▶ _WHAT THE TASK REQUIRES_: For the records below, count the lines containing the word "aligned" and reply with the number alone.

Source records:
template <class T, class M, bool OUT_F32, int NS>
__global__ __launch_bounds__(256) void k_conv2d_h(dz_conv2d_desc p, long m_total, unsigned int in_bytes, unsigned int w_bytes) {
    extern __shared__ __attribute__((aligned(16))) unsigned char smem_raw[];
    v4u *const smem = reinterpret_cast<v4u *>(smem_raw);
    __shared__ int in_pix[T::BP];
    __shared__ int out_pix[T::BP];
    __shared__ __attribute__((aligned(16))) float sc_s[T::BC], sh_s[T::BC];

    const int tid = threadIdx.x, lane = tid & 63, wid = tid >> 6;
    const int wp = wid / T::WC, wc = wid % T::WC;
    const int ntn = p.cout_pad / T::BC;
    const int nty = ntn * p.groups;
    const int nwg = gridDim.x, q8 = nwg >> 3, r8 = nwg & 7, xcd = blockIdx.x & 7;
    const int lid = (xcd < r8 ? xcd * (q8 + 1) : r8 * (q8 + 1) + (xcd - r8) * q8) + (blockIdx.x >> 3);
    const int by = lid % nty;
    const int grp = by / ntn;
    const int n0 = (by % ntn) * T::BC;
    const long row0 = (long)(lid / nty) * T::BP;
    const bool phases = p.phase_groups != 0;
    const int ph_dy = phases ? grp / p.out_sx : 0, ph_dx = phases ? grp % p.out_sx : 0;
    const int ssg = phases ? 0 : grp;

// ... 163 lines not shown
                }
            }
        }
    }
}

template <class T, class M, bool OUT_F32, int NS>
static int launch_conv_h(const dz_conv2d_desc &p, size_t w_bytes, hipStream_t stream) {
    const long m_total = (long)p.batch * p.ho * p.wo;
    dim3 grid(ceil_div(m_total, T::BP) * (p.cout_pad / T::BC) * p.groups);
    const size_t in_bytes = (size_t)p.batch * p.in_hp * p.in_wp * p.in_cstride * sizeof(float);
    if (in_bytes >= 0x80000000ull || w_bytes >= 0x80000000ull) {
        set_error("dz_conv2d_forward_split: image of %zu bytes / weights of %zu bytes exceed the 2 GiB buffer-addressing limit", in_bytes, w_bytes);
        return DZ_ERR_UNSUPPORTED;
    }
    static PerDeviceFlags lds_done;
    if (int rc_ = reserve_lds(reinterpret_cast<const void *>(&k_conv2d_h<T, M, OUT_F32, NS>), T::LDS_BYTES, lds_done, "dz_conv2d_forward_split")) return rc_;
    hipLaunchKernelGGL((k_conv2d_h<T, M, OUT_F32, NS>), grid, dim3(256), T::LDS_BYTES, stream, p, m_total, (unsigned int)in_bytes,
                       (unsigned int)w_bytes);
    DZ_LAUNCH_CHECK();
    return DZ_OK;
}

enum ConvHVariant { CH_NONE = 0, CH_128_128, CH_128_64, CH_64_128, CH_64_64, CH_128_32, CH_C3_128, CH_C3_64, CH_C3_32 };
static const char *const kConvHVariantName[] = {"none", "k_conv2d_h<128x128x32>", "k_conv2d_h<128x64x32>", "k_conv2d_h<64x128x32>",
                                                "k_conv2d_h<64x64x32>", "k_conv2d_h<128x32x32>", "k_conv3x3_h<8x32x128>",
                                                "k_conv3x3_h<8x32x64>", "k_conv3x3_h<16x32x32>"};

static ConvHVariant conv2d_h_select(const dz_conv2d_desc &p) {
    if (p.cin % 32 != 0) return CH_NONE;
    const long m_total = (long)p.batch * p.ho * p.wo;
    if (p.cout_pad % 64 != 0) return p.cout_pad % 32 == 0 ? CH_128_32 : CH_NONE;
    struct Cand { ConvHVariant v; int bp, bc; double eff; };
    static const Cand cands[4] = {{CH_128_128, 128, 128, 1.00}, {CH_128_64, 128, 64, 0.90}, {CH_64_128, 64, 128, 0.88}, {CH_64_64, 64, 64, 0.78}};
    const int slots = 512;
    double best = -1.0;
    ConvHVariant pick = CH_64_64;
    for (int i = 0; i < 4; ++i) {
        if (p.cout_pad % cands[i].bc != 0) continue;
        const long tiles = (long)ceil_div(m_total, cands[i].bp) * (p.cout_pad / cands[i].bc) * p.groups;
        const long rounds = (tiles + slots - 1) / slots;
        const double useful = (double)m_total / ((double)ceil_div(m_total, cands[i].bp) * cands[i].bp);
        const double score = cands[i].eff * useful * (double)tiles / (double)(rounds * slots);
        if (score > best) { best = score; pick = cands[i].v; }
    }
    return pick;
}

▶ _SOLUTION TO THIS PROBLEM_: 2